Songez qu'en trois ans on a surmonté le passage de la TVA de 5,5 % à 10 % et on nous a imposé pas moins de 30 nouvelles taxes ! On a le sentiment d'être des vaches à lait. En Île-de-France, pour boucler le budget de la Région, on s'est tourné vers l'hôtellerie-restauration avec la création d'une taxe de 2 euros. Idem à Paris, où pour boucler le budget de la Ville, les élus avaient imaginé la supertaxe de séjour de 8 euros sur les hôtels de luxe. Ça paraît peu mais, au final, sur les congrès et séminaires, vous perdez des clients sur des appels d'offres européens, car 8 à 10 euros de différence multipliés par 50 ou 100, ça fait une somme.
Les députés ont renoncé pour l'instant au projet de relèvement du plafond de la taxe communale de séjour, tout comme ils ont enterré les projets de Paris et d'Île-de-France. Mais jusqu'à quand ?
On sait que ça peut revenir dès 2015. Et puis c'est sans compter les contraintes réglementaires d'accessibilité, de pénibilité, de sécurité qui pèsent très lourd et étranglent de nombreux entrepreneurs. Quand vous devez investir 200 000 à 300 000 euros pour l'accessibilité et la sécurité, vous n'investissez pas dans la modernisation ou le confort.
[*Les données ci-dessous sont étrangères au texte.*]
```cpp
#define SCD_F16_ENTRY_POINTS(X) \
    X(scd_conv_gemm) \
    X(scd_conv_gemm_bnbwd) \
    X(scd_conv_gemm_res) \
    X(scd_conv_gemm_heads) \
    X(scd_conv_gemm_heads_keep) \
    X(scd_conv_wgrad_nsplit2) \
    X(scd_conv_wgrad_nsplit) \
    X(scd_conv_wgrad) \
    X(scd_bn_apply) \
    X(scd_bn_bwd_reduce) \
    X(scd_bn_bwd_apply) \
    X(scd_bn_bwd_reduce2) \
    X(scd_bn_bwd_apply2) \
    X(scd_pack_weights_batched) \
    X(scd_pack_weight) \
    X(scd_im2col_stem) \
    X(scd_stem_pool_fwd) \
    X(scd_stem_pool_bwd) \
    X(scd_stem_pool_bwd_bn) \
    X(scd_heads_fwd) \
    X(scd_heads_bwd) \
    X(scd_heads_bwd_packed) \
    X(scd_heads_bwd_packed_split) \
    X(scd_heads_sparse_bwd) \
    X(scd_heads_sparse_fixup) \
    X(scd_stem_conv_fwd) \
    X(scd_stem_conv_wgrad) \
    X(scd_stem_bwd_fused) \
    X(scd_conv_dgrad_s2) \
    X(scd_stem_bwd_combine) \
    X(scd_pad_channels) \
    X(scd_upsample2x_add) \
    X(scd_upsample2x_add_bwd)
#ifdef SCD_F16_BUILD
#define SCD_F16_RENAME(fn) extern "C" decltype(fn) fn __asm__(#fn "__f16");
SCD_F16_ENTRY_POINTS(SCD_F16_RENAME)
#define SCD_F16_FWD(fn, ...) ((void)0)
#else
#define SCD_F16_DECL(fn) extern "C" decltype(fn) fn##__f16;
SCD_F16_ENTRY_POINTS(SCD_F16_DECL)
#define SCD_F16_FWD(fn, ...) \
    do { if (dtype == SCD_DT_F16) return fn##__f16(SCD_DT_BF16, __VA_ARGS__); } while (0)
#endif

#ifdef SCD_F16_BUILD
#define SCD_KERNEL_NS_BEGIN inline namespace f16 {
#define SCD_KERNEL_NS_END }
#else
#define SCD_KERNEL_NS_BEGIN
#define SCD_KERNEL_NS_END
#endif

__device__ __forceinline__ float h16_word_half(unsigned w, int hi) {
#ifdef SCD_F16_BUILD
    return (float)__builtin_bit_cast(_Float16, (unsigned short)(hi ? w >> 16 : w & 0xffffu));
#else
    return __uint_as_float(hi ? (w & 0xffff0000u) : (w << 16));
#endif
}

typedef __attribute__((ext_vector_type(4))) float f32x4;
typedef __attribute__((ext_vector_type(8))) __bf16 bf16x8;
#ifdef SCD_F16_BUILD
typedef _Float16 h16;
#else
typedef __bf16 h16;
#endif
typedef __attribute__((ext_vector_type(8))) h16 h16x8;
typedef __attribute__((ext_vector_type(4))) h16 h16x4;
__device__ __forceinline__ f32x4 mfma_16x16x32_h16(h16x8 a, h16x8 b, f32x4 c) {
#ifdef SCD_F16_BUILD
    return __builtin_amdgcn_mfma_f32_16x16x32_f16(a, b, c, 0, 0, 0);
#else
    return __builtin_amdgcn_mfma_f32_16x16x32_bf16(a, b, c, 0, 0, 0);
#endif
}
typedef __attribute__((ext_vector_type(4))) short s16x4;
typedef __attribute__((address_space(3))) s16x4 lds_s16x4;

template <typename T> struct scd_type { using type = T; };
template <typename F>
static inline int scd_dispatch_dtype(int dtype, F&& f) {
    if (dtype == SCD_DT_BF16) return f(scd_type<h16>{});
#ifndef SCD_F16_BUILD
// ... 74 lines not shown
```

scd-resnet_amd/scdhip/lib.py:

```python
import ctypes
import os

import torch

HERE = os.path.dirname(os.path.abspath(__file__))
LIB_PATH = os.environ.get("SCDHIP_LIB", os.path.join(HERE, "libscdhip.so"))

DT_F32 = 0
DT_BF16 = 1
DT_F16 = 2
MAX_TAPS = 16
MAX_PHASES = 4
STAT_REPLICAS = 64

c_int, c_long, c_float, c_double, c_size_t, c_void_p = (ctypes.c_int, ctypes.c_long, ctypes.c_float,
                                                        ctypes.c_double, ctypes.c_size_t, ctypes.c_void_p)


class GemmPhase(ctypes.Structure):
    _fields_ = [("Qh", c_int), ("Qw", c_int), ("rho_h", c_int), ("rho_w", c_int), ("ntaps", c_int),
                ("dh", c_int * MAX_TAPS), ("dw", c_int * MAX_TAPS), ("wt", c_int * MAX_TAPS)]


class BnFinArgs(ctypes.Structure):
    _fields_ = [("stats", c_void_p), ("nrep", c_int), ("C", c_int), ("count", c_double), ("gamma", c_void_p),
                ("beta", c_void_p), ("running_mean", c_void_p), ("running_var", c_void_p), ("num_batches", c_void_p),
                ("momentum", c_float), ("eps", c_float), ("mean", c_void_p), ("invstd", c_void_p), ("scale", c_void_p),
                ("shift", c_void_p)]


class BnBwdFinArgs(ctypes.Structure):
    _fields_ = [("stats", c_void_p), ("nrep", c_int), ("C", c_int), ("count", c_double), ("gamma", c_void_p),
                ("mean", c_void_p), ("invstd", c_void_p), ("dgamma", c_void_p), ("dbeta", c_void_p),
                ("gscale", c_float), ("coef", c_void_p)]


class PackDesc(ctypes.Structure):
    _fields_ = [("w", c_void_p), ("out", c_void_p), ("start", c_long), ("A", c_int), ("B", c_int), ("T", c_int),
                ("mode", c_int), ("ldp", c_int), ("row_off", c_int), ("a_off", c_int), ("a_tot", c_int)]


P = c_void_p
I = c_int
L = c_long
F = c_float
D = c_double
PP = ctypes.POINTER(c_void_p)
IP = ctypes.POINTER(c_int)
LP = ctypes.POINTER(c_long)

SIGNATURES = {
    "scd_conv_gemm": (I, [I, P, P, P, P, P, I, I, I, I, I, I, I, I, I, I, I, I, I, ctypes.POINTER(GemmPhase), P]),
    "scd_conv_gemm_res": (I, [I, P, P, P, P, P, I, I, I, I, I, I, I, I, I, I, I, I, ctypes.POINTER(GemmPhase), P]),
    "scd_conv_gemm_heads": (I, [I, P, P, P, P, I, I, I, I, I, IP, PP, PP, PP, P]),
    "scd_conv_gemm_heads_keep": (I, [I, P, P, P, P, I, I, I, I, I, IP, PP, PP, PP, P, I, P]),
    "scd_conv_gemm_bnbwd": (I, [I, P, P, P, I, I, I, I, I, I, I, I, I, I, I, ctypes.POINTER(GemmPhase), P, P, P, P,
                                P, P, P]),
    "scd_conv_wgrad_workspace": (c_size_t, [I, I, I, I]),
    "scd_conv_wgrad_nsplit": (I, [I, L, I, I, I]),
    "scd_conv_wgrad_nsplit2": (I, [I, L, I, I, I, I, I]),
    "scd_conv_wgrad": (I, [I, P, P, P, I, I, I, I, I, I, I, I, I, I, IP, IP, P]),
    "scd_wgrad_reduce": (I, [P, I, I, I, I, I, I, I, L, L, L, P, I, F, P]),
    "scd_wgrad_reduce_rows": (I, [P, I, I, I, I, I, IP, IP, LP, LP, LP, PP, I, I, F, P]),
    "scd_pack_weight": (I, [I, P, P, I, I, I, I, I, I, P]),
    "scd_pack_weights_batched": (I, [I, P, I, L, P]),
    "scd_pad_channels": (I, [I, P, L, I, I, P, P]),
    "scd_upsample2x_add": (I, [I, P, P, P, I, I, I, I, P]),
    "scd_upsample2x_add_bwd": (I, [I, P, P, I, I, I, I, P]),
    "scd_im2col_stem": (I, [I, P, P, I, I, I, I, I, I, I, I, I, I, P]),
    "scd_stem_conv_fwd": (I, [I, P, P, P, P, I, I, I, I, I, P]),
    "scd_stem_conv_wgrad_nsplit": (I, [L]),
    "scd_stem_conv_wgrad": (I, [I, P, P, P, P, P, I, I, I, I, I, I, P]),
    "scd_stem_bwd_nsplit": (I, []),
    "scd_conv_dgrad_s2": (I, [I, P, P, P, I, I, I, I, I, I, P]),
    "scd_stem_bwd_fused": (I, [I, P, P, P, P, P, P, P, P, P, P, I, P, I, I, I, I, I, P]),
    "scd_stem_bwd_combine": (I, [I, P, P, P, P, I, F, P]),
    "scd_stem_pool_bwd_bn": (I, [I, P, P, P, P, P, P, P, P, P, I, I, I, I, I, I, P]),
    "scd_stats_collapse": (I, [P, I, I, P]),
    "scd_stats_collapse_to": (I, [P, I, I, P, P]),
    "scd_bn_finalize": (I, [P, I, I, D, P, P, P, P, P, F, F, P, P, P, P, P]),
    "scd_bn_apply": (I, [I, P, P, I, L, P, P, P, P, P, I, P]),
    "scd_bn_bwd_reduce": (I, [I, P, P, P, P, P, P, P, I, L, P, P]),
    "scd_bn_bwd_finalize": (I, [P, I, I, D, P, P, P, P, P, F, P, P]),
    "scd_bn_finalize_n": (I, [ctypes.POINTER(BnFinArgs), I, P]),
    "scd_bn_bwd_finalize_n": (I, [ctypes.POINTER(BnBwdFinArgs), I, P]),
    "scd_bn_bwd_apply": (I, [I, P, P, P, P, P, P, I, L, P, P, P]),
    "scd_bn_bwd_reduce2": (I, [I, P, P, P, P, P, P, P, P, I, L, P, P, P]),
    "scd_bn_bwd_apply2": (I, [I, P, P, P, P, P, P, I, L, P, P, P]),
    "scd_stem_pool_fwd": (I, [I, P, P, P, P, P, I, I, I, I, I, I, P]),
    "scd_stem_pool_bwd": (I, [I, P, P, P, P, P, P, I, I, I, I, I, I, P]),
    "scd_heads_fwd": (I, [I, P, I, I, I, I, IP, PP, PP, PP, P]),
    "scd_heads_bwd_accsize": (c_size_t, [I, I, IP]),
    "scd_heads_bwd": (I, [I, P, I, I, I, I, IP, PP, PP, P, P, P]),
    "scd_heads_bwd_packed": (I, [I, P, I, I, I, I, IP, PP, PP, F, P, P, P, P]),
    "scd_heads_bwd_weight_finalize": (I, [P, I, I, IP, PP, PP, PP, I, F, P]),
    "scd_heads_bwd_packed_split": (I, [I, P, I, I, I, I, IP, I, PP, PP, F, P, P, P, P]),
    "scd_heads_sparse_bwd": (I, [I, P, P, I, I, I, I, I, I, IP, I, PP, PP, F, P, I, P, P, P, P, P, P]),
    "scd_heads_sparse_fixup": (I, [I, P, P, I, I, I, I, P, I, P, P, P, P, P, P, P, P, P]),
    "scd_focal_fwd": (I, [P, P, L, P, P, P]),
    "scd_l1_gather_fwd": (I, [P, I, I, I, P, P, P, I, I, I, P, P, P]),
    "scd_centernet_loss_finalize": (I, [P, I, P, I, P, P, P, P]),
    "scd_scale_by_device": (I, [P, L, P, I, P, P]),
    "scd_heads_keep_map": (I, [P, I, I, I, P, I, P, P]),
    "scd_centernet_loss_fwd": (I, [P, P, L, P, I, P, I, I, I, P, P, P, I, I, I, I, P, P, P, P, P, P, P, P]),
    "scd_centernet_loss_bwd_scale": (I, [P, L, I, I, P, I, P, I, P, I, P, P, P]),
    "scd_corner_ae_fwd": (I, [P, P, I, I, P, P, P, I, F, F, P, I, P, P, P, P, P, P]),
    "scd_corner_ae_bwd": (I, [P, P, I, I, P, P, P, I, P, P, P, P]),
    "scd_corner_pairs": (I, [P, P, P, P, P, P, P, P, P, P, I, I, I, F, I, P, P, P]),
    "scd_decode_workspace": (c_size_t, [I, I]),
    "scd_decode_topk": (I, [P, I, I, I, I, P, I, P, I, P, P, P, P, P, P, P, P]),
    "scd_augment_workspace": (c_size_t, [I]),
    "scd_augment_tiles": (I, [P, P, I, I, I, P, P, P, F, ctypes.c_ulonglong, P, P]),
    "scd_augment_tiles_indexed": (I, [P, L, P, P, I, I, I, P, P, P, F, ctypes.c_ulonglong, P, P]),
    "scd_pack_locs": (I, [P, P, P, I, P, P, I, I, I, P, P, P]),
    "scd_rotate_tiles": (I, [P, P, I, I, I, P, P]),
    "scd_rotate_tiles_mapped": (I, [P, P, I, I, I, P, I, P]),
    "scd_slide_workspace": (c_size_t, [I]),
    "scd_slide_tiles": (I, [P, I, I, I, I, I, I, I, I, I, I, P, P, P]),
    "scd_slide_detections": (I, [P, I, I, I, I, I, I, F, P, P, P, P]),
    "scd_slide_samples_workspace": (c_size_t, [I, I]),
    "scd_slide_samples": (I, [P, I, I, I, I, I, I, F, I, I, I, I, I, D, D, I, P, P, P, P, P, P, P, P, P]),
    "scd_slide_rotate_workspace": (c_size_t, [I, I]),
    "scd_slide_rotate_clips": (I, [P, I, I, I, I, I, I, I, I, ctypes.POINTER(c_double), I, P, P, P]),
    "scd_ceval_count": (I, [P, P, P, P, P, P, P, I, I, I, I, I, I, F, P, P]),
    "scd_ceval_emit": (I, [P, P, P, P, P, P, P, I, I, I, I, I, I, F, P, PP, P]),
    "scd_ceval_summary_workspace": (c_size_t, [L]),
    "scd_ceval_summary": (I, [PP, ctypes.POINTER(c_long), L, P, I, P, P, P]),
    "scd_adam_step": (I, [P, P, P, P, L, F, F, F, F, F, F, F, P]),
    "scd_adam_step_dev": (I, [P, P, P, P, L, P, F, F, F, F, P, P]),
    "scd_sgd_step_dev": (I, [P, P, P, L, P, F, F, F, I, F, P, P]),
    "scd_render_center_targets": (I, [P, P, I, I, I, F, P, P, P, P, P]),
    "scd_render_corner_targets": (I, [P, P, I, I, I, F, P, P, P, P, P, P, P]),
    "scd_render_corner_targets_split": (I, [P, P, I, I, I, F, P, P, P, P, P, P, I, P]),
    "scd_corner_tag_inds": (I, [P, P, I, I, I, P, P, P, P]),
    "scd_cpool_fwd": (I, [I, I, P, P, P, I, I, I, I, P]),
# ... 83 lines not shown
```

Du coup, beaucoup d'établissements vont fermer leurs portes, tout simplement.
Votre ministre de tutelle, Laurent Fabius, vous a-t-il défendu sur ces dossiers ?
Nous avons le sentiment que Laurent Fabius, mais aussi les autres membres du gouvernement concernés, dont Fleur Pellerin, Arnaud Montebourg ou Carole Delga, ont pris la mesure de la situation et sont sur la même longueur d'onde que nous. Nous allons nous retrouver avec Laurent Fabius le 3 septembre, lors de la première réunion du Comité pour le tourisme.
Le tourisme peut être un vecteur de croissance, d'emploi et d'investissement pour la France, dans un marché mondial où le nombre de touristes doit augmenter de 5 % par an d'ici à 2030. On connaît nos atouts et nos faiblesses. La France reste très appréciée. On a bien cerné que nous sommes au top dans l'hôtellerie haut de gamme et dans les villes mais qu'on a beaucoup de problèmes dans les établissements intermédiaires et les produits touristiques, en dépit de marques fortes, comme Biarritz.
Aujourd'hui, un touriste qui passe en France dépense 650 euros seulement contre 1 200 euros en Espagne et 1 500 euros en Grèce. Il y a un vrai problème de valeur ajoutée. Mais, pour investir, nos professionnels ont besoin de travailler dans la confiance sur le long terme et qu'on desserre la pression, devenue insupportable.